'''

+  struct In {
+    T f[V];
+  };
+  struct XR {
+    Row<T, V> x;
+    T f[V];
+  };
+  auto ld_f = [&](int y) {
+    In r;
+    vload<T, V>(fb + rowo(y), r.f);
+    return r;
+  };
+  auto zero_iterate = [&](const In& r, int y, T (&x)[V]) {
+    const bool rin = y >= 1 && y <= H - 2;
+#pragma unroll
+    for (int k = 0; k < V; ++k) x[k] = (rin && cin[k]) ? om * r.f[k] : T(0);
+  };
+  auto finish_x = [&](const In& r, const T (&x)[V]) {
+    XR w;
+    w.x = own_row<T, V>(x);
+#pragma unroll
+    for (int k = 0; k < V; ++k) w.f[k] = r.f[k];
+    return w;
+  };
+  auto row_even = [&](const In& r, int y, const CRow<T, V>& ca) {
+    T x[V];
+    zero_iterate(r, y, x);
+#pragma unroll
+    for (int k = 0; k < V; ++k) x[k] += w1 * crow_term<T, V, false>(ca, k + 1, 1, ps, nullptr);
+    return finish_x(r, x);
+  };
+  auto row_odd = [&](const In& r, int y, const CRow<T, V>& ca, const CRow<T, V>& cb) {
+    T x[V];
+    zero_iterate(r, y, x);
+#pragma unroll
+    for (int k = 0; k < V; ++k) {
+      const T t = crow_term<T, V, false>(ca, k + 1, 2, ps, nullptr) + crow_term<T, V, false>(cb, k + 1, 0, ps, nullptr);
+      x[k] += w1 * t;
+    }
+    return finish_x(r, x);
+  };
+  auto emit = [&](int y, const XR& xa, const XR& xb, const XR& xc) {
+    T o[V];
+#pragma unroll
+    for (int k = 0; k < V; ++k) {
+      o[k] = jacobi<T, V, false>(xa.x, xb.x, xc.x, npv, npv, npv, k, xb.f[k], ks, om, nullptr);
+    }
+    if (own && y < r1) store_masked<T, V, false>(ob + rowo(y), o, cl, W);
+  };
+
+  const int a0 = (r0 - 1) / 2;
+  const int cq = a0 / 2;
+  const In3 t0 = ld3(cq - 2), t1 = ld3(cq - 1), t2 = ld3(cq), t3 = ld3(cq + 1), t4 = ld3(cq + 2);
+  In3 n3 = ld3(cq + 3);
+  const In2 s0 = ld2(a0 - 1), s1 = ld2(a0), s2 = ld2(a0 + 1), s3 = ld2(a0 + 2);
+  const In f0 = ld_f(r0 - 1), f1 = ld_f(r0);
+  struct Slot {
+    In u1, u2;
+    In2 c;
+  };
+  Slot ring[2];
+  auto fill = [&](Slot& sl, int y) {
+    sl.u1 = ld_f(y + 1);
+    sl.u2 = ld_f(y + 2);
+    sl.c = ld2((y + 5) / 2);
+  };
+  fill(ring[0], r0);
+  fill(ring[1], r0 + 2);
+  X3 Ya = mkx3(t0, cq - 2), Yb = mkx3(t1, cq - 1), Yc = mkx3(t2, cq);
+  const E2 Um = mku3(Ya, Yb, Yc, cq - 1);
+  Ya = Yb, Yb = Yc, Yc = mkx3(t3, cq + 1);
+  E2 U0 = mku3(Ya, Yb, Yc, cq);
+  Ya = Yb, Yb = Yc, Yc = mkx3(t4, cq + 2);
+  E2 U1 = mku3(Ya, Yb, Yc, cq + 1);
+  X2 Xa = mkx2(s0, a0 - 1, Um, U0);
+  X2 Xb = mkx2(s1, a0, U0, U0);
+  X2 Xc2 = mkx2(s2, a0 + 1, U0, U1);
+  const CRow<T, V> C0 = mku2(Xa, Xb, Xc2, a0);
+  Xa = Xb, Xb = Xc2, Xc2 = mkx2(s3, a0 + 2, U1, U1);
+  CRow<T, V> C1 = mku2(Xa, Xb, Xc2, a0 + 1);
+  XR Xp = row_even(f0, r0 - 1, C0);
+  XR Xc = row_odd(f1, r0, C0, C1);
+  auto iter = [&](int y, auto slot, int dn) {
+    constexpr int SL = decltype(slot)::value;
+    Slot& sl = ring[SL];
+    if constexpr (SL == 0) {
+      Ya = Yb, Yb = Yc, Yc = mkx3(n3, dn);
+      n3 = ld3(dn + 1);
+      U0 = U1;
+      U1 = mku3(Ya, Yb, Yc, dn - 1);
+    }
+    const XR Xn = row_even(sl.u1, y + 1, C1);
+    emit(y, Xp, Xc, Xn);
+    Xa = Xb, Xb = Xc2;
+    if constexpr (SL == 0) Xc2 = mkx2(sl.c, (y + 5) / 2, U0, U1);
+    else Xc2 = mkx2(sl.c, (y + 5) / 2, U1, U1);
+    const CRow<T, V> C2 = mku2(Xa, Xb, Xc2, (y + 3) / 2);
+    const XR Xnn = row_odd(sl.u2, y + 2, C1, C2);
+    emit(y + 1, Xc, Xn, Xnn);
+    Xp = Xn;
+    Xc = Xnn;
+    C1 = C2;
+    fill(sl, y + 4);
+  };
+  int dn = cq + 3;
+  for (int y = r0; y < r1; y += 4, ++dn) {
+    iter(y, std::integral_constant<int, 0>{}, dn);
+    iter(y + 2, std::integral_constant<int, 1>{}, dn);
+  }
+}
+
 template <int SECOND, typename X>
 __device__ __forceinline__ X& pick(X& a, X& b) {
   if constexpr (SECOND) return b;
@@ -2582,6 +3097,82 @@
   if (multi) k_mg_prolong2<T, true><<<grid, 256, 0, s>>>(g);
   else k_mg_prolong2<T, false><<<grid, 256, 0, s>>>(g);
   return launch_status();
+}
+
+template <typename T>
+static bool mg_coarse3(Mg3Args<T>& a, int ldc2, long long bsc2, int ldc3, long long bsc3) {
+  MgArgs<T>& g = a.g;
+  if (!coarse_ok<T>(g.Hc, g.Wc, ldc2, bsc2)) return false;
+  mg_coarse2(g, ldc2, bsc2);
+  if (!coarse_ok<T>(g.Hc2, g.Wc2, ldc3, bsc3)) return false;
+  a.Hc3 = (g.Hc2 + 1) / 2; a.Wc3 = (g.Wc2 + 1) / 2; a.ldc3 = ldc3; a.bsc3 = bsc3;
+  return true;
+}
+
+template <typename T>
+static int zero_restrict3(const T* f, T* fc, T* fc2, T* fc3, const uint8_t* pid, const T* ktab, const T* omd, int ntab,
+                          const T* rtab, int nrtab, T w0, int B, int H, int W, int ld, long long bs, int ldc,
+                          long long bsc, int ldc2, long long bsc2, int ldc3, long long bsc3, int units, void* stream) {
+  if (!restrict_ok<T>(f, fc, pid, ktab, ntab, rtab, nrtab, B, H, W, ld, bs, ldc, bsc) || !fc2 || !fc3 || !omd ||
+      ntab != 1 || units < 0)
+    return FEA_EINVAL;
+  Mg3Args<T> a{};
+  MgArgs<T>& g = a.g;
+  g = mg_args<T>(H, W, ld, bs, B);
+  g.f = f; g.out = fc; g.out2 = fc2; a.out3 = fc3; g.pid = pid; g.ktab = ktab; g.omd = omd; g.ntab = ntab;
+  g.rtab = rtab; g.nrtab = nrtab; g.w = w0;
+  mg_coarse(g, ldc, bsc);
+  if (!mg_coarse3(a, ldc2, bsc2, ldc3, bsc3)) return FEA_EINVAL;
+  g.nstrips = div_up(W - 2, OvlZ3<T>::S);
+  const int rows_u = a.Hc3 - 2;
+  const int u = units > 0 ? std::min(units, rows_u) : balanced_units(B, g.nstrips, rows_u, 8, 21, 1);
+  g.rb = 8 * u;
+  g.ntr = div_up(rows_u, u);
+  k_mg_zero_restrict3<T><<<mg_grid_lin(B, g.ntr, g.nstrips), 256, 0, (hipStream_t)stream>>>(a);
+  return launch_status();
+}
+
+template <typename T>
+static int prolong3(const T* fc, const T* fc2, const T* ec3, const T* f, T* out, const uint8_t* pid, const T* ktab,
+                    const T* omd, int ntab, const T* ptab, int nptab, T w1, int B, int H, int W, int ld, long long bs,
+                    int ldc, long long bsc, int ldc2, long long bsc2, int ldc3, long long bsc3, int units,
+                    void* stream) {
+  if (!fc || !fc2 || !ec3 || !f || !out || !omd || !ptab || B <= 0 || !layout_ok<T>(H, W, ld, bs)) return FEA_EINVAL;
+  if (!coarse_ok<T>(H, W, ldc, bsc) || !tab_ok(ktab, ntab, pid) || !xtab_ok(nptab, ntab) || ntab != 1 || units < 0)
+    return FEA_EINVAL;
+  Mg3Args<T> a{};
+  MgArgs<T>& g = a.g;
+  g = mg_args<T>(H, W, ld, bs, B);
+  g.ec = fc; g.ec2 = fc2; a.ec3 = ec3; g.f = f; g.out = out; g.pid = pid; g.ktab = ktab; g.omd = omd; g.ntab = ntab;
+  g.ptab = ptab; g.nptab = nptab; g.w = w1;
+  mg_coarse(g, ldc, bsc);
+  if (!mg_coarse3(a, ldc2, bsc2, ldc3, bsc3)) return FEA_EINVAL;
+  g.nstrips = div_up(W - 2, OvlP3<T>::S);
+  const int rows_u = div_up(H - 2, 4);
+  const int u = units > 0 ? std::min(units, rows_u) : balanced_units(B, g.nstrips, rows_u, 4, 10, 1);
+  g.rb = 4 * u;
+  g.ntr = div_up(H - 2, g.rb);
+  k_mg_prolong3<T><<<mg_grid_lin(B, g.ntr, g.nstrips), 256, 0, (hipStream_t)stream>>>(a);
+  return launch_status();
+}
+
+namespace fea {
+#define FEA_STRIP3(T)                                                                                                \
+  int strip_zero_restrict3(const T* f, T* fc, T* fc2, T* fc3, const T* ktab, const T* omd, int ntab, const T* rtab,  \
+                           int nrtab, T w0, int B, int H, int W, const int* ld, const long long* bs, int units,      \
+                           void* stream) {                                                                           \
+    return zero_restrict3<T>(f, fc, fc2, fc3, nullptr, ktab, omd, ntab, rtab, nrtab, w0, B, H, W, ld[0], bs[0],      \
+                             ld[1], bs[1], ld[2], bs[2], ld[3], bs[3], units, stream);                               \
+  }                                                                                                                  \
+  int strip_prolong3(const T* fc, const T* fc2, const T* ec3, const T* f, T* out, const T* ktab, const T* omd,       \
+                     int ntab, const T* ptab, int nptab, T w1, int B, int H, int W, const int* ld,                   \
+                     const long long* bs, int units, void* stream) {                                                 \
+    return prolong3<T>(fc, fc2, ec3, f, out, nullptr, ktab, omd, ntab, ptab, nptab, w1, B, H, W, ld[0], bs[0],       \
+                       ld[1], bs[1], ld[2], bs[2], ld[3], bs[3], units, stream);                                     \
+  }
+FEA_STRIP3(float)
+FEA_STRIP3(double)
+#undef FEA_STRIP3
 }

'''

Task description – Copy each line of the records that has "fill" in it.

Your response –
+  auto fill = [&](Slot& sl, int y) {
+  fill(ring[0], r0);
+  fill(ring[1], r0 + 2);
+    fill(sl, y + 4);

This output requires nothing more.